Терри ничего не сказала. Чем больше хозяин задавал вопросов, тем больше она смущалась.
Мистер Сарду помрачнел. Он решил проверить бухгалтерские книги и выяснить, не обнаружится ли еще большей пропажи денег. Однако вздохнул с облегчением, когда узнал, что не хватает всего девяти шиллингов.
И тут Терри не выдержала. Она рассказала хозяину, что позаимствовала деньги и собиралась вернуть их до следующего переучета, но, к сожалению, не успела этого сделать. При этом она продолжала уверять, что композитор дал ей пять шиллингов.
– Конечно, это серьезный проступок, – важно сказал мистер Сарду. – Я мог бы даже потребовать арестовать вас. Но я же не изверг. И все же я уже никогда не смогу вам доверять.
Он позволил ей проработать в магазине еще две недели – чтобы она смогла вернуть из своего заработка те деньги, которые “позаимствовала” (как он предпочел выразиться) из кассы.
Пока Терри оставалась у Сарду, Невилл больше не заходил ни разу. Через неделю после увольнения из магазина она проходила мимо дома Невилла, но в его комнате было темно и тихо, а в окне была выставлена табличка: “Сдается комната”.
Приближалась осень, и Лондон готовился к новому театральному сезону. Танцевальные труппы, акробаты, велосипедисты-трюкачи, фокусники, жонглеры и клоуны нанимали для репетиций клубные помещения и пустующие склады. Лихорадку предстоящего сезона ощущали и будущие зрители, и даже театральные декорации. Для пантомимы в “Друри-лейн” по частям собирали огромного, на всю сцену, лежащего великана, который умел “дышать” благодаря особому механизму. Он был такой большой, что из кармана его куртки, как из двери, запросто мог выскочить целый кордебалет [14] .
14
Здесь имеется в виду пантомима театра “Друри-лейн” 1910 года – “Джек и бобовый стебель”. Эта постановка прославилась огромным механическим великаном, который помещался на сцене только по частям – показывалась то голова, то нога, то рука и т. д.
Вот особый реквизит для сцены преображения Золушки – тыквы, которым предстояло превратиться в кареты с белыми лошадьми при помощи хитрой системы зеркал, различные хитрые механизмы для воздушного балета, рельсы для циклорамы, горизонтальные брусья, канаты для канатоходцев. Все было готово к рождественской пантомиме: новые номера с фокусами, причудливые музыкальные инструменты, пышные парики и разные штуковины для грубых фарсов и клоунад.
Хотя Терри и жила в эпицентре всей этой бутафории, ей было невесело. С тех пор как она ушла из магазина Сарду, прошло уже пять недель, а новая работа все не находилась. А с того дня, когда она рухнула на пол в “Эмпайр”, прошло больше года, но Терри редко позволяла себе даже вспоминать тот неприятный эпизод, потому что он вызывал у нее настоящую фобию. Ей хотелось совсем позабыть об этом.

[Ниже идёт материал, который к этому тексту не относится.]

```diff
-        for (unsigned j = b; j <= n; j += G) {
-            FastSum h;
-            if (j == n) {
-                h = block_entropy_ilp<false, 8, NT>(0u, dim, [&](unsigned i) {
-                    const double s = have_S ? sm.S[i] : s_new(i);
-                    if (!have_S) sm.S[i] = s;
-                    return s;
-                }, div_n, sm.ltab);
-            } else {
-                const double* f = F + (size_t)member_after(j) * dim;
-                h = block_entropy_ilp<true, 8, NT>(0u, dim, [&](unsigned i) {
-                    const double s = have_S ? sm.S[i] : s_new(i);
-                    if (!have_S) sm.S[i] = s;
-                    return __dsub_rn(s, f[i]);
-                }, div_n1, sm.ltab);
-            }
-            if (tid == 0) sm_publish(upart + j, h, xu);
-            have_S = true;
-        }
-        if (!have_S)
-            for (unsigned i = tid; i < dim; i += NT) sm.S[i] = s_new(i);
+        auto update_slots = [&](auto gt) {
+            constexpr int GT = decltype(gt)::value;
+            constexpr bool kInPlace = GT == NT;
+            double* const Sd = kInPlace ? sm.S : sm.Sn;
+            const unsigned q = tid / GT;
+            auto eval = [&](unsigned j, bool first) {
+                const bool store = first && q == 0;
+                FastSum h;
+                if (j == n) {
+                    h = block_entropy_ilp<false, 8, NT, GT>(0u, dim, [&](unsigned i) {
+                        if (!first) return Sd[i];
+                        const double s = s_new(i);
+                        if (store) Sd[i] = s;
+                        return s;
+                    }, div_n, sm.ltab);
+                } else {
+                    const double* f = F + (size_t)member_after(j) * dim;
+                    h = block_entropy_ilp<true, 8, NT, GT>(0u, dim, [&](unsigned i) {
+                        double s;
+                        if (first) {
+                            s = s_new(i);
+                            if (store) Sd[i] = s;
+                        } else {
+                            s = Sd[i];
+                        }
+                        return __dsub_rn(s, f[i]);
+                    }, div_n1, sm.ltab);
+                }
+                if (tid % GT == 0) sm_publish(upart + j, h, xu);
+            };
+            unsigned j = b + G * q;
+            if (j <= n) eval(j, true);
+            else if (q == 0)
+                for (unsigned i = tid; i < dim; i += GT) Sd[i] = s_new(i);
+            if (b + G * (NT / GT) <= n || !kInPlace) __syncthreads();
+            for (j += G * (NT / GT); j <= n; j += G * (NT / GT)) eval(j, false);
+            if (!kInPlace)
+                for (unsigned i = tid; i < dim; i += NT) sm.S[i] = sm.Sn[i];
+        };
+        if constexpr (NT == kFastThreads) {
+            if (ugroups == 8u) update_slots(SmGroupThreads<NT / 8>{});
+            else if (ugroups == 4u) update_slots(SmGroupThreads<NT / 4>{});
+            else if (ugroups == 2u) update_slots(SmGroupThreads<NT / 2>{});
+            else update_slots(SmGroupThreads<NT>{});
+        } else {
+            update_slots(SmGroupThreads<NT>{});
+        }
         stamp(4);
         for (unsigned t = tid; t < n; t += NT) {
             sm.members[mw ^ 1][t] = member_after(t);
@@ -344,16 +384,16 @@
                 } else {
                     const double mean_entropy = div_exact(__dsub_rn(E, sm.mH[mw][t]), div_n1);
                     sm.md[t] = g.e - mean_entropy;
-                    sm.mb[t] = kb0 * (g.a + fabs(mean_entropy) + 1.0);
-                }
-                if (g.bad || !total_ok(g.t, lim0)) uns = 1;
+                    sm.mb[t] = kbu * (g.a + fabs(mean_entropy) + 1.0);
+                }
+                if (g.bad || !total_ok(g.t, limu)) uns = 1;
             }
             if (uns) sm.unsure = 1;
             __syncthreads();
             stamp(5);
             const double me = div_exact(E, div_n);
             total_jsd = sm.pe[0] - me;
-            total_bound = kb0 * (sm.pa[0] + fabs(me) + 1.0);
+            total_bound = kbu * (sm.pa[0] + fabs(me) + 1.0);
             unsure = sm_finalize<NT>(sm.md, sm.mb, n, total_jsd, total_bound, &lo2);
             unsure |= sm.unsure;
             if (tid == 0) {
```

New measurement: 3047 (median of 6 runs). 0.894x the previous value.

И все же, оставаясь в одиночестве у себя в комнате, она часто пыталась встать на цыпочки, но это причиняло ей мучительную боль. В любом случае ей нужна была работа, а такую, которая пришлась бы по душе, похоже, найти было невозможно.
Совсем отчаявшись, она устроилась работать на консервную фабрику Нортапа, где делали маринады. Это было ужасно. Жуткие и едкие испарения смешивались с запахом горчицы, обжигали ноздри, заставляли слезиться глаза. А руки были в желтых пятнах, которые никак не отмывались, сколько бы Терри их ни терла. Теперь по воскресеньям, выходя из дома, она надевала черные нитяные перчатки, чтобы скрыть эти пятна. Она проработала на фабрике уже месяц, и тяжелый труд начал сказываться на ее здоровье. Какое облегчение приносила суббота! Можно было целый день лежать в постели и отдыхать. А вечером Терри все-таки вставала и выходила на прогулку.